前回の続きっぽく、もう少し「職人」の話。最近また『ルパン三世』シリーズの新作があるらしく、ふとまた思い出した『ルパン三世 くたばれ!ノストラダムス』(1995年)という映画。何度も話題にしている自分の初動画作品の一つで、同時期に動画やってた作品としては『耳をすませば』と『On Your Mark』などがあります。
まず、我々アニメ業界人にとっての「動画」と現代人にとってのそれとは多少の隔たりがあると思われるので曖昧さ回避(?)を。昨今ではYouTubeなどに上がってる作品やスマホ・デジカメで撮れる映像、というか映像全般が「動画」と呼ばるご時世になったようです。ところが、我々アニメーターにとって「動画」とは
原画をトレスしてそのトレスした画と画の間に描く中間の画一枚一枚、もしくはその画を描く人の役職名!

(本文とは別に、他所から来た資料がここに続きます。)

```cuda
__global__ void __launch_bounds__(kThreads) mel_clip_kernel(const int16_t* pcm, const int64_t* clip_off, const int* clip_len, int pad,
                                                            int chunk, int k0, int k1, float* out, int64_t out_stride, MelDev c) {
    extern __shared__ __align__(16) uint8_t dyn[];
    float2 (*s_buf)[2][256] = reinterpret_cast<float2 (*)[2][256]>(dyn);
    float2* s_tw = reinterpret_cast<float2*>(dyn + kWarps * 2 * 256 * sizeof(float2));
    float* s_win = reinterpret_cast<float*>(s_tw + 512);
    float (*s_pow)[264] = reinterpret_cast<float (*)[264]>(s_win + 512);
    int16_t (*s_frame)[512] = reinterpret_cast<int16_t (*)[512]>(s_pow + kWarps);
    int* s_gmax = reinterpret_cast<int*>(s_frame + kWarps);
    const int clip = blockIdx.x;
    const int tid = threadIdx.x, lane = tid & 31, warp = tid >> 5;
    const int v0 = 8 * k0;
    const int g0 = clip_first_group(k0, chunk);
    const int f0 = g0 == 0 ? 0 : 8 * g0 - 3;
    const int n_frames = 8 * k1 - 3;
    for (int i = tid; i < 512; i += kThreads) { s_tw[i] = c.twiddle[i]; s_win[i] = c.window[i]; }
    for (int i = tid; i < k1 - g0; i += kThreads) s_gmax[i] = INT_MIN;
    const int16_t* body = pcm + clip_off[clip];
    const int n_samples = clip_len[clip];
    float* o = out + (int64_t)clip * out_stride;
    for (int i = tid; i < (71 - v0) * 32; i += kThreads) o[i] = 1.0f;
    __syncthreads();
    const int my_start = c.mel_start[lane];
    const int my_len = c.mel_len[lane];
    const float* my_w = c.mel_w + lane * OWW_MEL_MAXSUPPORT;
    auto enc = [](float v) { int i = __float_as_int(v); return i >= 0 ? i : i ^ 0x7FFFFFFF; };
    for (int f = f0 + warp; f < n_frames; f += kWarps) {
        for (int j = lane; j < 512; j += 32) {
            const int64_t p = (int64_t)f * OWW_HOP + j - pad;
            s_frame[warp][j] = (p >= 0 && p < n_samples) ? body[p] : (int16_t)0;
        }
        __syncwarp();
        const float db = mel_frame_db<false>(nullptr, 0, s_frame[warp], 0, s_buf[warp][0], s_buf[warp][1], s_pow[warp], s_tw, s_win, c.kmax,
                                      my_start, my_len, my_w, lane);
        if (71 + f >= v0) o[(int64_t)(71 + f - v0) * 32 + lane] = db;
        float m = db;
#pragma unroll
        for (int k = 16; k > 0; k >>= 1) m = fmaxf(m, __shfl_xor_sync(0xffffffffu, m, k));
        if (lane == 0) atomicMax(&s_gmax[clip_group(f, chunk) - g0], enc(m));
        __syncwarp();
    }
    __syncthreads();
    const int fw = max(f0, v0 - 71);
    for (int i = tid; i < (n_frames - fw) * 32; i += kThreads) {
        const int f = fw + (i >> 5);
        const int e = s_gmax[clip_group(f, chunk) - g0];
        const float gmax = __int_as_float(e >= 0 ? e : e ^ 0x7FFFFFFF);
        float* q = o + (int64_t)(71 + f - v0) * 32 + (i & 31);
        *q = fmaxf(*q, gmax - 80.0f) / 10.0f + 2.0f;
    }
}

double hz_to_mel(double f) {
    const double f_sp = 200.0 / 3.0, min_log_hz = 1000.0, min_log_mel = min_log_hz / f_sp;
    const double logstep = std::log(6.4) / 27.0;
    return f >= min_log_hz ? min_log_mel + std::log(f / min_log_hz) / logstep : f / f_sp;
}
double mel_to_hz(double m) {
    const double f_sp = 200.0 / 3.0, min_log_hz = 1000.0, min_log_mel = min_log_hz / f_sp;
    const double logstep = std::log(6.4) / 27.0;
    return m >= min_log_mel ? min_log_hz * std::exp(logstep * (m - min_log_mel)) : f_sp * m;
}

}

int oww_mel_launch(oww_ctx* ctx, const MelLaunch& p, cudaStream_t s) {
    if (!ctx->mel_loaded) return oww_fail(ctx, OWW_EINVAL, "mel constants not loaded");
    const int prefix = p.tail ? OWW_TAIL : 0;
    if (prefix + p.n_body < OWW_FFT_N) return oww_fail(ctx, OWW_EINVAL, "clip shorter than 512 samples");
    if (p.n_clips <= 0) return OWW_OK;
    MelDev c{ctx->d_window, ctx->d_twiddle, ctx->d_mel_start, ctx->d_mel_len, ctx->d_mel_w, ctx->mel_kmax};
    OWW_CUDA(ctx, oww_launch_pdl(p.pdl, mel_kernel, dim3(p.n_clips), dim3(kThreads), 0, s, p, c));
    OWW_LAUNCH_CHECK(ctx);
    return OWW_OK;
}

int oww_mel_clips_launch(oww_ctx* ctx, const int16_t* d_pcm, const int64_t* d_off, const int* d_len, int n_clips, int pad,
                         int chunk, int k0, int k1, float* d_out, int64_t out_stride, cudaStream_t s) {
    if (!ctx->mel_loaded) return oww_fail(ctx, OWW_EINVAL, "mel constants not loaded");
    if (n_clips <= 0 || k1 <= k0) return OWW_OK;
    if (k0 < 0 || k1 - k0 > 8192 || chunk < 1 || oww_call_first_step(oww_call_of_step(k1, chunk), chunk) != k1)
        return oww_fail(ctx, OWW_EINVAL, "step range [%d,%d) is not a bulk frontend segment", k0, k1);
    MelDev c{ctx->d_window, ctx->d_twiddle, ctx->d_mel_start, ctx->d_mel_len, ctx->d_mel_w, ctx->mel_kmax};
    const size_t smem = (size_t)kWarps * 2 * 256 * sizeof(float2) + 512 * sizeof(float2) + 512 * sizeof(float) +
                        (size_t)kWarps * 264 * sizeof(float) + (size_t)kWarps * 512 * sizeof(int16_t) +
                        (size_t)(k1 - clip_first_group(k0, chunk)) * sizeof(int);
    if (!ctx->mel_clip_attr_set) {
        OWW_CUDA(ctx, cudaFuncSetAttribute(mel_clip_kernel, cudaFuncAttributeMaxDynamicSharedMemorySize, 100 * 1024));
        ctx->mel_clip_attr_set = true;
    }
    mel_clip_kernel<<<n_clips, kThreads, smem, s>>>(d_pcm, d_off, d_len, pad, chunk, k0, k1, d_out, out_stride, c);
    OWW_LAUNCH_CHECK(ctx);
    return OWW_OK;
}

extern "C" int oww_load_mel(oww_ctx* ctx, const float* h_window512, const float* h_mel_fb) {
    if (!ctx) return OWW_EINVAL;
    OWW_CUDA(ctx, cudaSetDevice(ctx->device));
    const double kPi = 3.14159265358979323846;
    std::vector<float> win(512, 0.f);
    if (h_window512) {
        std::memcpy(win.data(), h_window512, 512 * sizeof(float));
    } else {
        for (int n = 0; n < 400; ++n) win[56 + n] = (float)(0.5 - 0.5 * std::cos(2.0 * kPi * n / 400.0));
    }
    std::vector<float2> tw(512);
    for (int k = 0; k < 512; ++k) {
        const double a = -2.0 * kPi * k / 512.0;
        tw[k] = make_float2((float)std::cos(a), (float)std::sin(a));
    }
    std::vector<float> fb(OWW_N_BINS * OWW_MEL_BINS);
    if (h_mel_fb) {
        std::memcpy(fb.data(), h_mel_fb, fb.size() * sizeof(float));
    } else {
        const int n_mels = OWW_MEL_BINS;
        std::vector<double> mel_f(n_mels + 2);
        const double m0 = hz_to_mel(60.0), m1 = hz_to_mel(3800.0);
        for (int i = 0; i < n_mels + 2; ++i) mel_f[i] = mel_to_hz(m0 + (m1 - m0) * i / (n_mels + 1));
        for (int k = 0; k < OWW_N_BINS; ++k) {
            const double ff = 8000.0 * k / 256.0;
            for (int i = 0; i < n_mels; ++i) {
                const double lower = (ff - mel_f[i]) / (mel_f[i + 1] - mel_f[i]);
                const double upper = (mel_f[i + 2] - ff) / (mel_f[i + 2] - mel_f[i + 1]);
                double w = lower < upper ? lower : upper;
                if (w < 0) w = 0;
                w *= 2.0 / (mel_f[i + 2] - mel_f[i]);
                fb[k * n_mels + i] = (float)w;
            }
        }
    }
    std::vector<int> st(OWW_MEL_BINS, 0), ln(OWW_MEL_BINS, 0);
    std::vector<float> mw(OWW_MEL_BINS * OWW_MEL_MAXSUPPORT, 0.f);
    int kmax = 0;
    for (int i = 0; i < OWW_MEL_BINS; ++i) {
        int lo = -1, hi = -1;
        for (int k = 0; k < OWW_N_BINS; ++k)
            if (fb[k * OWW_MEL_BINS + i] != 0.f) { if (lo < 0) lo = k; hi = k; }
        if (lo < 0) { st[i] = 0; ln[i] = 0; continue; }
        if (hi - lo + 1 > OWW_MEL_MAXSUPPORT)
            return oww_fail(ctx, OWW_EUNSUPPORTED, "mel filter %d spans %d FFT bins (max %d)", i, hi - lo + 1,
                            OWW_MEL_MAXSUPPORT);
        st[i] = lo; ln[i] = hi - lo + 1;
        for (int k = lo; k <= hi; ++k) mw[i * OWW_MEL_MAXSUPPORT + (k - lo)] = fb[k * OWW_MEL_BINS + i];
        if (hi + 1 > kmax) kmax = hi + 1;
    }
    ctx->mel_kmax = kmax;
    ctx->mel_key = oww_fnv1a(fb.data(), fb.size() * sizeof(float), oww_fnv1a(win.data(), win.size() * sizeof(float)));
    auto up = [&](void** d, const void* h, size_t bytes) -> cudaError_t {
        if (!*d) { cudaError_t e = cudaMalloc(d, bytes); if (e != cudaSuccess) return e; }
        return cudaMemcpy(*d, h, bytes, cudaMemcpyHostToDevice);
    };
    OWW_CUDA(ctx, up((void**)&ctx->d_window, win.data(), 512 * sizeof(float)));
    OWW_CUDA(ctx, up((void**)&ctx->d_twiddle, tw.data(), 512 * sizeof(float2)));
    OWW_CUDA(ctx, up((void**)&ctx->d_mel_start, st.data(), OWW_MEL_BINS * sizeof(int)));
    OWW_CUDA(ctx, up((void**)&ctx->d_mel_len, ln.data(), OWW_MEL_BINS * sizeof(int)));
    OWW_CUDA(ctx, up((void**)&ctx->d_mel_w, mw.data(), mw.size() * sizeof(float)));
    ctx->mel_loaded = true;
    return OWW_OK;
}
```

openwakeword_b200/csrc/mel_device.cuh:

```cuda
#pragma once
#include <cuda_runtime.h>
#include <cstdint>
#include "oww_internal.h"

namespace {

__device__ __forceinline__ float2 cmul(float2 a, float2 b) {
    return make_float2(__fmaf_rn(a.x, b.x, -__fmul_rn(a.y, b.y)), __fmaf_rn(a.x, b.y, __fmul_rn(a.y, b.x)));
}

template <bool kBodyGlobal = true>
__device__ __forceinline__ float mel_frame_db(const int16_t* tail, int prefix, const int16_t* body, int f, float2* a, float2* b,
                                              float* pw_buf, const float2* s_tw, const float* s_win, int kmax, int my_start,
                                              int my_len, const float* my_w, int lane) {
#pragma unroll
        for (int j = 0; j < 8; ++j) {
            const int n = lane + 32 * j;
            const int s0 = f * OWW_HOP + 2 * n;
            float x0, x1;
            if (s0 + 1 < prefix) { x0 = (float)tail[s0]; x1 = (float)tail[s0 + 1]; }
            else if (s0 >= prefix) {
                if (kBodyGlobal) { x0 = (float)__ldg(body + (s0 - prefix)); x1 = (float)__ldg(body + (s0 + 1 - prefix)); }
                else { x0 = (float)body[s0 - prefix]; x1 = (float)body[s0 + 1 - prefix]; }
            }
            else { x0 = (float)tail[s0]; x1 = kBodyGlobal ? (float)__ldg(body) : (float)body[0]; }
            a[n] = make_float2(__fmul_rn(x0, s_win[2 * n]), __fmul_rn(x1, s_win[2 * n + 1]));
        }
        __syncwarp();
#pragma unroll
        for (int Ns = 1; Ns < 256; Ns *= 4) {
            const int tstep = 128 / Ns;
#pragma unroll
            for (int jj = 0; jj < 2; ++jj) {
                const int j = lane + 32 * jj;
                const int k = j & (Ns - 1);
                float2 v0 = a[j];
                float2 v1 = cmul(a[j + 64], s_tw[k * tstep]);
                float2 v2 = cmul(a[j + 128], s_tw[2 * k * tstep]);
                float2 v3 = cmul(a[j + 192], s_tw[3 * k * tstep]);
                float2 a0 = make_float2(v0.x + v2.x, v0.y + v2.y);
                float2 a1 = make_float2(v0.x - v2.x, v0.y - v2.y);
                float2 a2 = make_float2(v1.x + v3.x, v1.y + v3.y);
                float2 d = make_float2(v1.x - v3.x, v1.y - v3.y);
                float2 a3 = make_float2(d.y, -d.x);
                const int dst = (j / Ns) * Ns * 4 + k;
                b[dst] = make_float2(a0.x + a2.x, a0.y + a2.y);
                b[dst + Ns] = make_float2(a1.x + a3.x, a1.y + a3.y);
                b[dst + 2 * Ns] = make_float2(a0.x - a2.x, a0.y - a2.y);
                b[dst + 3 * Ns] = make_float2(a1.x - a3.x, a1.y - a3.y);
            }
            __syncwarp();
            float2* t = a; a = b; b = t;
        }
        for (int k = lane; k < kmax; k += 32) {
            float pw;
            if (k == 256) {
                const float x = a[0].x - a[0].y;
                pw = __fmul_rn(x, x);
            } else {
                const float2 zk = a[k & 255];
                const float2 zc = a[(256 - k) & 255];
                const float2 xe = make_float2(0.5f * (zk.x + zc.x), 0.5f * (zk.y - zc.y));
                const float2 dd = make_float2(zk.x - zc.x, zk.y + zc.y);
                const float2 xo = make_float2(0.5f * dd.y, -0.5f * dd.x);
                const float2 t2 = cmul(s_tw[k], xo);
                const float re = __fadd_rn(xe.x, t2.x), im = __fadd_rn(xe.y, t2.y);
                pw = __fmaf_rn(re, re, __fmul_rn(im, im));
            }
            pw_buf[k] = pw;
        }
        __syncwarp();
        float acc = 0.f;
        for (int i = 0; i < my_len; ++i) acc = fmaf(pw_buf[my_start + i], my_w[i], acc);
        const float db = 10.0f * logf(fmaxf(acc, 1e-10f)) / logf(10.0f);
    return db;
}
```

のことなんです。だから、実写のユーチューバーさんらが「~について動画を一本上げます」とか「以前~の動画で……」などの台詞が発せられるのを耳にする度、少々違和感が付き纏うアニメーターは自分だけではないはず(ですよね?)。
ま、話を戻します。何しろ『ルパン三世 くたばれ~』の動画で思い出すのは、この連載の初期でも何回か話題にした
ラスト、ルパンらが脱出した後、地上1000メートルの超高層ビルが横倒しになる大俯瞰(1時間30分25秒あたり?)の動画!
です。これはコンテが友永和秀師匠、原画は後に細田守監督作品の作監もやられている青山浩行先輩(因みに青山さんの師匠も友永さん)。

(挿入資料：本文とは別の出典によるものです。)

std::vector<bf16_t> pack_conv3x3_mq(const std::vector<float>& w, int cin) {
    typedef ConvMq Cf;
    const int nq = cin / Cf::KC;
    std::vector<bf16_t> out((size_t)nq * Cf::PARTS * Cf::WGROUPS * 8, host_cast<bf16_t>(0.f));
    for (int q = 0; q < nq; ++q)
        for (int pt = 0; pt < Cf::PARTS; ++pt)
            for (int R = 0; R < Cf::ROWS; ++R)
                for (int stl = 0; stl < Cf::ksteps_of_part(pt); ++stl)
                    for (int lq = 0; lq < 4; ++lq) {
                        const int tap = pt * Cf::KS + stl, co = ConvBig<2>::channel_of_row(R);
                        const size_t dst = ((((size_t)q * Cf::PARTS + pt) * Cf::ROWS + R) * Cf::WG + 4 * stl + (lq ^ Cf::wswz(R))) * 8;
                        for (int e = 0; e < 8; ++e) {
                            const int ci = q * Cf::KC + lq * 8 + e;
                            out[dst + e] = host_cast<bf16_t>(w[(((size_t)co * cin + ci) * 3 + tap / 3) * 3 + tap % 3]);
                        }
                    }
    return out;
}

template <int NM>
std::vector<bf16_t> pack_conv3x3_allco(const std::vector<float>& w, int cin) {
    typedef ConvAllco<NM, 48> Cf;
    const int nq = cin / Cf::KC;
    std::vector<bf16_t> out((size_t)nq * Cf::NS * Cf::ROWS * 32, host_cast<bf16_t>(0.f));
    for (int q = 0; q < nq; ++q)
        for (int st = 0; st < Cf::NS; ++st)
            for (int R = 0; R < Cf::ROWS; ++R)
                for (int lq = 0; lq < 4; ++lq) {
                    const int grp = 4 * st + lq;
                    if (grp >= Cf::NG) continue;
                    const int tap = grp / Cf::CG, cg = grp % Cf::CG, co = ConvBig<NM / 3>::channel_of_row(R);
                    const size_t dst = ((((size_t)q * Cf::NS + st) * Cf::ROWS + R) * 4 + (lq ^ Cf::wswz(R))) * 8;
                    for (int e = 0; e < 8; ++e) {
                        const int ci = q * Cf::KC + cg * 8 + e;
                        out[dst + e] = host_cast<bf16_t>(w[(((size_t)co * cin + ci) * 3 + tap / 3) * 3 + tap % 3]);
                    }
                }
    return out;
}

template <typename T> constexpr bool is_bf16() { return false; }
template <> constexpr bool is_bf16<bf16_t>() { return true; }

友永師匠曰く、「『長靴をはいた猫』(1969年・東映動画制作)のラストシーン、倒れる塔で「朝日よ~!!」がやりたかった!」だそうです。一緒に飲んだ時そう言ってました。
このシーン一連の青山さん原画パートは板垣の方で何カットか動画にさせて頂き大変勉強になりました。青山さんの原画は本当に巧くて動画にするだけで色々学べて、特に『くたばれ~』では青山さん拘りのエフェクト作画を数々割らせて(中割させて)もらい、その時の影響は今でも自分の原画に色濃く残っていると思います。
で、『くたばれ~』の高層ビル横倒しの青山さん作画カットは、
原画4枚で、動画時Aセル…ビルの土台(止めハーモニー処理)、Bセル…倒れるビル、Cセル…爆炎、Dセル…鉄骨&ガラス破片~に分けて、Aセル止め以外のB・C・Dセルはそれぞれの原画の間に10枚・9枚・9枚の中割りで計97枚の大判動画!
の構成でした。なにぶん20数年前の記憶なので以前話題にしたときと多少誤差があるかも知れませんが、改めて計算したのでこちらの方が正しい数字かと。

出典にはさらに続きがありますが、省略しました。